§ Stored data entries:
· · · ·

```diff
+            return __builtin_amdgcn_make_buffer_rsrc((void*)(e_mul + (y * W + x0 + 8 * k)), (short)0, left > 0 ? 4 * left : 0, 0x00020000);
+        };
+        typedef unsigned eu32x4 __attribute__((ext_vector_type(4)));
         f32x4 bias4[2];
-#pragma unroll
-        for (int t = 0; t < 2; ++t) bias4[t] = ldg4(b_base, b_off + (unsigned)t * b_step);
-        const float* r1_base = e_r1 ? e_r1 : zero16;
+        {
+            const auto b_rs = __builtin_amdgcn_make_buffer_rsrc((void*)(e_bias + cob * COT), (short)0, e_bias ? COT * 4 : 0, 0x00020000);
+#pragma unroll
+            for (int t = 0; t < 2; ++t) bias4[t] = __builtin_bit_cast(f32x4, (eu32x4)__builtin_amdgcn_raw_buffer_load_b128(b_rs, 16 * c4 + 128 * t, 0, 0));
+        }
         constexpr int RR = 2;
         f32x4 rr[RR][4];
+        const int r1_voff = (lpx * e_r1pix + 4 * c4) * 4, o_voff = (lpx * e_opix + 4 * c4) * 4;
         auto load_r1 = [&](int r, int t, f32x4 (&dst)[4]) {
             const int y = y0 + 2 * wave_s + r;
-            const int co = cob * COT + 32 * t + 4 * c4;
-            const unsigned off0 = 4u * (unsigned)((y * W + x0 + (lane >> 3)) * e_r1pix + co), ustride = 32u * (unsigned)e_r1pix;
-            const bool row_ok = e_r1 && y < H;
-#pragma unroll
-            for (int i = 0; i < 4; ++i) {
-                const bool ok = row_ok && (x_inside || x0 + (lane >> 3) + 8 * i < W);
-                dst[i] = ldg4(r1_base, ok ? off0 + (unsigned)i * ustride : 0u);
+#pragma unroll
+            for (int i = 0; i < 4; ++i)
+#ifdef WY_X_FLATLD
+            {
+                const bool ok = e_r1 && y < H && lpx < n_in - 8 * i;
+                dst[i] = ldg4(e_r1 ? e_r1 : (const float*)g_wy_zero16, ok ? 4u * (unsigned)((y * W + x0 + 8 * i) * e_r1pix + cob * COT) + (unsigned)(r1_voff + 128 * t) : 0u);
             }
+#else
+                dst[i] = __builtin_bit_cast(f32x4, (eu32x4)__builtin_amdgcn_raw_buffer_load_b128(slice_rsrc(e_r1, e_r1pix, y, i), r1_voff + 128 * t, 0, 0));
+#endif
         };
 #pragma unroll
         for (int gi = 0; gi < RR; ++gi) load_r1(gi / 2, gi % 2, rr[gi]);
@@ -500,7 +522,6 @@
 #pragma unroll
         for (int r = 0; r < 2; ++r) {
             const int y = y0 + 2 * wave_s + r;
-            const int pbase = y * W + x0 + (lane >> 3);
 #pragma unroll
             for (int t = 0; t < 2; ++t) {
                 psum[r][t] = f32x4{0.f, 0.f, 0.f, 0.f};
@@ -516,14 +537,10 @@
                     const f32x4 v = {a[4 * g], a[4 * g + 1], a[4 * g + 2], a[4 * g + 3]};
                     *reinterpret_cast<f32x4*>(ep + px * EPS + 8 * g + 4 * half) = v;
                 }
-                const int co = cob * COT + 32 * t + 4 * c4;
                 const f32x4 b4 = bias4[t];
-                const unsigned ooff0 = 4u * (unsigned)(pbase * e_opix + co), ostride = 32u * (unsigned)e_opix;
                 f32x4 ps = {0.f, 0.f, 0.f, 0.f};
 #pragma unroll
                 for (int ih = 0; ih < 2; ++ih) {
-                    const int p0 = pbase + 16 * ih;
-                    const bool ok0 = x_inside || x0 + (lane >> 3) + 16 * ih < W, ok1 = x_inside || x0 + (lane >> 3) + 16 * ih + 8 < W;
                     f32x4 v[2];
 #pragma unroll
                     for (int i = 0; i < 2; ++i) {
@@ -531,12 +548,15 @@
                         v[i] = a4 + b4;
                     }
                     if constexpr (FAST) {
-#pragma unroll
-                        for (int i = 0; i < 2; ++i) {
-                            const f32x4 sv = v[i] * slope_eff;
-#pragma unroll
-                            for (int q = 0; q < 4; ++q) v[i][q] = vmax_raw(v[i][q], sv[q]);
-                        }
+#if !defined(WY_X_NOSKIP)
+                        if (e_act != SAVSR_ACT_NONE)
+#endif
+#pragma unroll
+                            for (int i = 0; i < 2; ++i) {
+                                const f32x4 sv = v[i] * slope_eff;
+#pragma unroll
+                                for (int q = 0; q < 4; ++q) v[i][q] = vmax_raw(v[i][q], sv[q]);
+                            }
                     } else if (e_act == SAVSR_ACT_NONE) {
                     } else if (act_as_max) {
 #pragma unroll
@@ -557,25 +577,31 @@
                             for (int q = 0; q < 4; ++q) v[i][q] = sigmoidf_(v[i][q]);
                     }
                     if (!FAST && e_mul) {
-                        const float m0 = ok0 ? ldg1(e_mul, (unsigned)p0) : 0.f, m1 = ok1 ? ldg1(e_mul, (unsigned)(p0 + 8)) : 0.f;
-#pragma unroll
-                        for (int q = 0; q < 4; ++q) { v[0][q] *= m0; v[1][q] *= m1; }
+                        float m[2];
+#pragma unroll
+                        for (int i = 0; i < 2; ++i) m[i] = __builtin_bit_cast(float, __builtin_amdgcn_raw_buffer_load_b32(mask_rsrc(y, 2 * ih + i), 4 * lpx, 0, 0));
+#pragma unroll
+                        for (int q = 0; q < 4; ++q) { v[0][q] *= m[0]; v[1][q] *= m[1]; }
                     }
                     v[0] += rr[gi % RR][2 * ih];
                     v[1] += rr[gi % RR][2 * ih + 1];
                     if (!FAST && e_r2) {
-                        f32x4 ra = {0.f, 0.f, 0.f, 0.f}, rb = {0.f, 0.f, 0.f, 0.f};
-                        if (ok0) ra = ldg4(e_r2, 4u * (unsigned)(p0 * e_r2pix + co));
-                        if (ok1) rb = ldg4(e_r2, 4u * (unsigned)((p0 + 8) * e_r2pix + co));
-#pragma unroll
-                        for (int q = 0; q < 4; ++q) { v[0][q] += e_r2s * ra[q]; v[1][q] += e_r2s * rb[q]; }
+                        const int r2_voff = (lpx * e_r2pix + 4 * c4) * 4;
+                        f32x4 r2v[2];
+#pragma unroll
+                        for (int i = 0; i < 2; ++i)
+                            r2v[i] = __builtin_bit_cast(f32x4, (eu32x4)__builtin_amdgcn_raw_buffer_load_b128(slice_rsrc(e_r2, e_r2pix, y, 2 * ih + i), r2_voff + 128 * t, 0, 0));
+#pragma unroll
+                        for (int q = 0; q < 4; ++q) { v[0][q] += e_r2s * r2v[0][q]; v[1][q] += e_r2s * r2v[1][q]; }
                     }
 #pragma unroll
                     for (int i = 0; i < 2; ++i) {
-                        if (i == 0 ? ok0 : ok1) {
-                            stg4(e_out, ooff0 + (unsigned)(2 * ih + i) * ostride, v[i]);
-                            if (e_pool) ps += v[i];
-                        }
+#ifdef WY_X_FLATST
+                        if (lpx < n_in - 8 * (2 * ih + i)) stg4(e_out, 4u * (unsigned)((y * W + x0 + 8 * (2 * ih + i)) * e_opix + cob * COT) + (unsigned)(o_voff + 128 * t), v[i]);
+#else
+                        bstg4(slice_rsrc(e_out, e_opix, y, 2 * ih + i), o_voff + 128 * t, v[i]);
+#endif
+                        if (e_pool && lpx < n_in - 8 * (2 * ih + i)) ps += v[i];
                     }
                 }
                 psum[r][t] = ps;
@@ -597,13 +623,15 @@
                     }
             __syncthreads();
             float* pl_ = ep_base;
-            if (lane < 8)
+            int pl_lane = lane;
+            asm volatile("" : "+v"(pl_lane));
+            if (pl_lane < 8)
 #pragma unroll
                 for (int r = 0; r < 2; ++r)
 #pragma unroll
                     for (int t = 0; t < 2; ++t) *reinterpret_cast<f32x4*>(pl_ + (wave * 2 + r) * COT + 32 * t + 4 * lane) = psum[r][t];
             __syncthreads();
-            const TileInfo pt = decode(tile);
+            struct { int tx, ty, strip; } pt = {(pool_key >> 1) & 0xffff, pool_key >> 17, pool_key & 1};
             const int l2p = pt.strip ? mp.wy_strip_l2 : 2;
             if (tid < (8 >> l2p) * COT) {
                 const int sg = tid / COT, ch = tid - sg * COT;
@@ -628,6 +656,11 @@
 
 int launch_conv_wy(const MultiConvParams& mp, hipStream_t st, bool f16) {
     if (int rc = conv_wy_prepare_device()) return rc;
+    for (int i = 0; i < mp.nconv; ++i) {
+        const ConvParams& c = mp.c[i];
+        if (c.out_pix < mp.cout || (c.res1 && c.res1_pix < mp.cout) || (c.res2 && c.res2_pix < mp.cout))
+            return fail_arg("conv (Winograd-y): the pixel strides of out / res1 / res2 must be at least cout");
+    }
     const int total = mp.nconv * mp.ncob * mp.wy_tiles;
     const int grid = total < CONV_PERSISTENT_BLOCKS ? total : CONV_PERSISTENT_BLOCKS;
     bool fast = WY_FAST_EPILOGUE != 0;
```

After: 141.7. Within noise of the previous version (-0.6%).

· · · ·

§ WHAT THE EXERCISE ASKS: Look through the records above for the word "ostride". Report how many lines contain it, as a bare number.

§ EXERCISE SOLUTION: 2